1940-03-03

PERRY ELLIS, fashion designer (d. 1986); an American fashion designer who founded a sportswear house in the mid-1970s. Throughout the 1980s the company continued to expand and include various labels such as Perry Ellis Collection and Perry Ellis Portfolio. By 1982, the company had more than seventy-five staff. In 1984, Perry Ellis America was created in cooperation with Levi Strauss. In 1985, he revived his lesser-priced Portfolio line. In the early 1980s, wholesale revenues had figured at about $60 million. By 1986 that number had risen to about $250 million.

Perry Ellis fell seriously ill during the mid-1980s. Initially, it was not said what he was suffering from, although he had been treated for hepatitis in a previous year. At the Council of Fashion Designers of America (CFDA) annual awards ceremony in January of 1986 he had to be accompanied to the podium by an aide to receive his award. In May of that year, Ellis was not able to perform his traditional skip down the runway anymore and, looking shockingly gaunt and frail, had to be supported by two of his employees when he briefly appeared at the end of the show.

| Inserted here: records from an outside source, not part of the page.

## Precompute Winograd filter transforms once per step instead of per tile

Adds a kernel that transforms 3x3 weights into 4x4 Winograd-domain filters, with a flipped and transposed variant for dgrad, and stores them in a per-weight buffer. The forward and bnbwd conv kernels now load the pretransformed filters as float4 instead of loading 9 taps and running the filter transform in every block for every channel chunk. This also removes the separate dgrad weight-transpose launch on Winograd paths. In exchange it adds a transform launch per conv and per direction, plus 16/9 more weight bytes read per chunk, and it drops the weight prefetch overlap.

```diff
diff --git a/include/leafhip.h b/include/leafhip.h
--- a/include/leafhip.h
+++ b/include/leafhip.h
@@ -160,7 +160,7 @@
 
 int lf_conv2d_f32(const float* x, const float* w, float* y, int n, int cin, int h, int wd, int cout,
                   int ksize, const float* in_scale, const float* in_shift, int in_relu,
-                  int accumulate, lf_stream_t stream);
+                  int accumulate, lf_stream_t stream, const float* wino_u);
 
 size_t lf_conv2d_bf16_weight_elems(int cin, int cout, int ksize);
 int lf_conv2d_bf16_prep_weights(const float* w_iko, uint16_t* wprep, int cin, int cout, int ksize,
@@ -223,15 +223,18 @@
 int lf_conv2d_stats_f32(const float* x, const float* w, float* y, int n, int cin, int h, int wd,
                         int cout, int ksize, const float* in_scale, const float* in_shift,
                         int in_relu, const float* pivot, float* tile_part, size_t tile_part_bytes,
-                        lf_stream_t stream);
+                        lf_stream_t stream, const float* wino_u);
 
 int lf_conv2d_bnbwd_f32(const float* x, const float* w, float* y, int n, int cin, int h, int wd,
                         int cout, int ksize, int accumulate, const float* mask_y,
                         const float* mask_scale, const float* mask_shift, int mask_relu,
-                        float* tile_part, size_t tile_part_bytes, lf_stream_t stream);
+                        float* tile_part, size_t tile_part_bytes, lf_stream_t stream, const float* wino_u);
 
 int lf_conv2d_dgrad_weights_f32(const float* w, float* wt, int cin, int ksize, int cout,
                                 lf_stream_t stream);
+
+int lf_conv2d_takes_wino_filters(int cin, int h, int wd, int cout, int ksize);
+int lf_conv2d_wino_filters_f32(const float* w, float* u, int cin, int cout, int dgrad, lf_stream_t stream);
 
 size_t lf_conv2d_wgrad_workspace(int n, int cin, int h, int wd, int cout, int ksize);
 int lf_conv2d_wgrad_f32(const float* x, const float* dy, int n, int cin, int h, int wd, int cout,
diff --git a/leaffliction_amd/_lib.py b/leaffliction_amd/_lib.py
--- a/leaffliction_amd/_lib.py
+++ b/leaffliction_amd/_lib.py
@@ -65,7 +65,7 @@
     "lf_resample_tile_u8": [P, P, c_int, c_int, c_int, c_int, c_int, P, P, c_int, P, P, c_int, c_int, P],
     "lf_resample_u8": [P, P, P, c_int, c_int, c_int, c_int, c_int, P, P, c_int, P, P, c_int,
                        c_int, P],
-    "lf_conv2d_f32": [P, P, P, c_int, c_int, c_int, c_int, c_int, c_int, P, P, c_int, c_int, P],
+    "lf_conv2d_f32": [P, P, P, c_int, c_int, c_int, c_int, c_int, c_int, P, P, c_int, c_int, P, P],
     "lf_conv2d_bf16_weight_elems": [c_int, c_int, c_int],
     "lf_conv2d_bf16_prep_weights": [P, P, c_int, c_int, c_int, P],
     "lf_conv2d_bf16_f32": [P, P, P, c_int, c_int, c_int, c_int, c_int, c_int, P, P, c_int, P],
@@ -93,10 +93,12 @@
     "lf_conv2d_bf16_plan": [c_int, c_int, c_int, c_int, c_int, c_int, c_int, c_int, c_int, c_int, c_int, P],
     "lf_conv2d_wgrad_bf16_plan": [c_int, c_int, c_int, c_int, c_int, c_int, P],
     "lf_conv2d_stats_tiles": [c_int, c_int, c_int, c_int, c_int, c_int],
-    "lf_conv2d_stats_f32": [P, P, P, c_int, c_int, c_int, c_int, c_int, c_int, P, P, c_int, P, P, c_size_t, P],
+    "lf_conv2d_stats_f32": [P, P, P, c_int, c_int, c_int, c_int, c_int, c_int, P, P, c_int, P, P, c_size_t, P, P],
     "lf_conv2d_bnbwd_f32": [P, P, P, c_int, c_int, c_int, c_int, c_int, c_int, c_int, P, P, P, c_int, P,
-                            c_size_t, P],
+                            c_size_t, P, P],
     "lf_conv2d_dgrad_weights_f32": [P, P, c_int, c_int, c_int, P],
+    "lf_conv2d_takes_wino_filters": [c_int, c_int, c_int, c_int, c_int],
+    "lf_conv2d_wino_filters_f32": [P, P, c_int, c_int, c_int, P],
     "lf_conv2d_wgrad_workspace": [c_int, c_int, c_int, c_int, c_int, c_int],
     "lf_conv2d_wgrad_f32": [P, P, c_int, c_int, c_int, c_int, c_int, c_int, P, P, c_int, P,
                             c_size_t, P],
diff --git a/leaffliction_amd/csrc/lf_conv.hip b/leaffliction_amd/csrc/lf_conv.hip
--- a/leaffliction_amd/csrc/lf_conv.hip
+++ b/leaffliction_amd/csrc/lf_conv.hip
@@ -30,6 +30,7 @@
 struct ConvArgs {
     const float* x;
     const float* w;
+    const float* wino_u;
     float* y;
     const float* in_scale;
     const float* in_shift;
@@ -583,49 +584,37 @@
         }
     };
 
-    static_assert(kKC * CT <= kThreads, "one (channel, cout) filter per thread");
-    const int ukc = tid / CT, uco = tid - ukc * CT;
-    const bool u_on = tid < kKC * CT;
-    const unsigned ugo = (u_on && co0 + uco < p.cout) ? 4u * ((unsigned)ukc * 9u * (unsigned)p.cout + (unsigned)(co0 + uco)) : kBufOob;
-    float wr[9];
+    constexpr int KSTEP = kThreads / (4 * CT), UPT = kKC / KSTEP;
+    static_assert(kThreads % (4 * CT) == 0 && kKC % KSTEP == 0, "whole channels per pass");
+    const int ukc = tid / (4 * CT), uco = (tid >> 2) % CT, uq4 = tid & 3;
+    const unsigned ustep = 64u * KSTEP * (unsigned)p.cout;
+    const unsigned ugo = co0 + uco < p.cout ? 4u * (((unsigned)ukc * (unsigned)p.cout + (unsigned)(co0 + uco)) * 16u + 4u * (unsigned)uq4) : 0x80000000u;
+    float* const ulds = lw + (ukc * CT + uco) * kUP + 4 * uq4;
+    float4 uv[UPT];
     auto load_u = [&](int c0) {
-        const __amdgpu_buffer_rsrc_t rw =
-            buf_rsrc(p.w + (size_t)c0 * 9 * p.cout, 4u * (unsigned)(min(kKC, p.cin - c0) * 9) * (unsigned)p.cout);
-#pragma unroll
-        for (int tap = 0; tap < 9; ++tap)
-            wr[tap] = buf_load1(rw, ugo == kBufOob ? kBufOob : ugo + 4u * (unsigned)tap * (unsigned)p.cout);
+        const __amdgpu_buffer_rsrc_t ru =
+            buf_rsrc(p.wino_u + (size_t)c0 * p.cout * 16, 64u * (unsigned)min(kKC, p.cin - c0) * (unsigned)p.cout);
+#pragma unroll
+        for (int i = 0; i < UPT; ++i) uv[i] = buf_load4(ru, ugo + (unsigned)i * ustep);
     };
     auto store_u = [&]() {
-        if (u_on) {
-            float u[16];
-            wino_filter(wr, u);
-            float4* dst = reinterpret_cast<float4*>(lw + (ukc * CT + uco) * kUP);
-#pragma unroll
-            for (int q4 = 0; q4 < 4; ++q4) dst[q4] = make_float4(u[4 * q4], u[4 * q4 + 1], u[4 * q4 + 2], u[4 * q4 + 3]);
-        }
+#pragma unroll
+        for (int i = 0; i < UPT; ++i) *reinterpret_cast<float4*>(ulds + i * KSTEP * CT * kUP) = uv[i];
     };
 
     const int nchunks = (p.cin + kKC - 1) / kKC;
     const bool vec = p.vec_ok && (t.tx0 + TW <= p.wd);
 
     if (vec) {
-        constexpr bool kPrefetchW = NB == 1;
         Patch patch(p, t, lsc, tid);
-        auto store_chunk = [&](int c0) {
-            if (!kPrefetchW) load_u(c0);
-            patch.store(p, lp, lsc, c0, tid);
-            store_u();
-        };
         patch.load(p, xin, 0);
-        if (kPrefetchW) load_u(0);
         for (int ch = 0; ch < nchunks; ++ch) {
             __syncthreads();
-            store_chunk(ch * kKC);
+            load_u(ch * kKC);
+            patch.store(p, lp, lsc, ch * kKC, tid);
+            store_u();
             __syncthreads();
-            if (ch + 1 < nchunks) {
-                patch.load(p, xin, (ch + 1) * kKC);
-                if (kPrefetchW) load_u((ch + 1) * kKC);
-            }
+            if (ch + 1 < nchunks) patch.load(p, xin, (ch + 1) * kKC);
             compute_chunk();
         }
     } else {
@@ -1579,6 +1568,22 @@
     }
 }
 
+__global__ __launch_bounds__(kThreads) void wino_filters_kernel(const float* __restrict__ w,
+                                                                float* __restrict__ u, int cin, int cout,
+                                                                int dgrad) {
+    const int total = cin * cout;
+    for (int i = blockIdx.x * kThreads + threadIdx.x; i < total; i += gridDim.x * kThreads) {
+        const int ci = i / cout, co = i - ci * cout;
+        float g[9], t[16];
+#pragma unroll
+        for (int tap = 0; tap < 9; ++tap) g[tap] = w[((size_t)ci * 9 + (dgrad ? 8 - tap : tap)) * cout + co];
+        wino_filter(g, t);
+        float4* dst = reinterpret_cast<float4*>(u + (dgrad ? (size_t)co * cin + ci : (size_t)i) * 16);
+#pragma unroll
+        for (int q4 = 0; q4 < 4; ++q4) dst[q4] = make_float4(t[4 * q4], t[4 * q4 + 1], t[4 * q4 + 2], t[4 * q4 + 3]);
+    }
+}
+
 struct FwdVariant {
     int tw, th, ct;
 };
@@ -1783,12 +1788,16 @@
     return LF_OK;
 }
 
-static int conv2d_launch(const char* who, const float* x, const float* w, float* y, int n, int cin,
+static inline bool fwd_takes_wino_filters(int cin, int h, int wd, int cout, int ksize) {
+    return ksize == 3 && !fwd_small_cin(9, lf_conv2d_variant(h, wd, cout, ksize), cin);
+}
+
+static int conv2d_launch(const char* who, const float* x, const float* w, const float* wino_u, float* y, int n, int cin,
                          int h, int wd, int cout, int ksize, const float* in_scale,
                          const float* in_shift, int in_relu, int accumulate, float* stat_part,
                          const float* stat_pivot, const float* stat_mask_y, const float* mask_scale,
                          const float* mask_shift, int mask_relu, lf_stream_t stream) {
-    LF_REQUIRE(x && w && y, "%s: null buffer", who);
+    LF_REQUIRE(x && y, "%s: null buffer", who);
     LF_REQUIRE(n > 0 && cin > 0 && cout > 0 && h > 0 && wd > 0,
                "%s: bad dims n=%d cin=%d cout=%d h=%d w=%d", who, n, cin, cout, h, wd);
     LF_REQUIRE(ksize == 3 || ksize == 1, "%s: ksize must be 1 or 3 (got %d)", who, ksize);
@@ -1799,12 +1808,22 @@
                "%s: per-image tensor too large for 32-bit offsets", who);
     const int best = lf_conv2d_variant(h, wd, cout, ksize);
     const FwdVariant& v = kFwdVariants[best];
+    if (fwd_takes_wino_filters(cin, h, wd, cout, ksize)) {
+        LF_REQUIRE(wino_u, "%s: this 3x3 convolution runs in the Winograd domain and needs wino_u "
+                   "(lf_conv2d_wino_filters_f32)", who);
+        LF_REQUIRE(aligned16(wino_u), "%s: wino_u must be 16-byte aligned", who);
+        LF_REQUIRE((size_t)cin * cout * 16 < (1ull << 30) && cout <= (1 << 20), "%s: wino_u too large for 32-bit offsets", who);
+    } else {
+        LF_REQUIRE(w, "%s: null buffer", who);
+    }
     ConvArgs a;
-    a.x = x; a.w = w; a.y = y; a.in_scale = in_scale; a.in_shift = in_shift;
+    a.x = x; a.w = w; a.y = y;
+    a.wino_u = fwd_takes_wino_filters(cin, h, wd, cout, ksize) ? wino_u : nullptr;
+    a.in_scale = in_scale; a.in_shift = in_shift;
     a.n = n; a.cin = cin; a.cout = cout; a.h = h; a.wd = wd;
     a.in_relu = in_relu;
     a.accumulate = accumulate;
-    a.vec_ok = fwd_vec_shape(wd, cout) && aligned16(x) && aligned16(w);
+    a.vec_ok = fwd_vec_shape(wd, cout) && aligned16(x) && aligned16(a.wino_u ? nullptr : w);
     a.stack = conv_stack(best, n, cin, h, wd, cout);
     if (a.stack > 1 && !a.vec_ok) {
         if (stat_part != nullptr) {
@@ -1828,8 +1847,8 @@
 
 int lf_conv2d_f32(const float* x, const float* w, float* y, int n, int cin, int h, int wd, int cout,
                   int ksize, const float* in_scale, const float* in_shift, int in_relu,
-                  int accumulate, lf_stream_t stream) {
-    return conv2d_launch("lf_conv2d", x, w, y, n, cin, h, wd, cout, ksize, in_scale, in_shift, in_relu,
+                  int accumulate, lf_stream_t stream, const float* wino_u) {
+    return conv2d_launch("lf_conv2d", x, w, wino_u, y, n, cin, h, wd, cout, ksize, in_scale, in_shift, in_relu,
                          accumulate, nullptr, nullptr, nullptr, nullptr, nullptr, 0, stream);
 }
 
@@ -1844,7 +1863,7 @@
 int lf_conv2d_stats_f32(const float* x, const float* w, float* y, int n, int cin, int h, int wd,
                         int cout, int ksize, const float* in_scale, const float* in_shift,
                         int in_relu, const float* pivot, float* tile_part, size_t tile_part_bytes,
-                        lf_stream_t stream) {
+                        lf_stream_t stream, const float* wino_u) {
     LF_REQUIRE(tile_part, "lf_conv2d_stats: null tile_part");
     const long long tiles = lf_conv2d_stats_tiles(n, cin, h, wd, cout, ksize);
     if (tile_part_bytes < (size_t)tiles * (size_t)(cout > 0 ? cout : 0) * 2 * sizeof(float)) {
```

It was to be his last fashion show and he received standing ovations for it. Immediately after the show, he was admitted to New York Hospital-Cornell Medical Center where he fell into a coma and died two weeks later of viral encephalitis, an AIDS-related disease, on May 30, 1986. A memorial was held at the New York Ethical Culture Society that June. Perry Ellis was dead at 46 and one of the first prominent American figures to succumb to AIDS.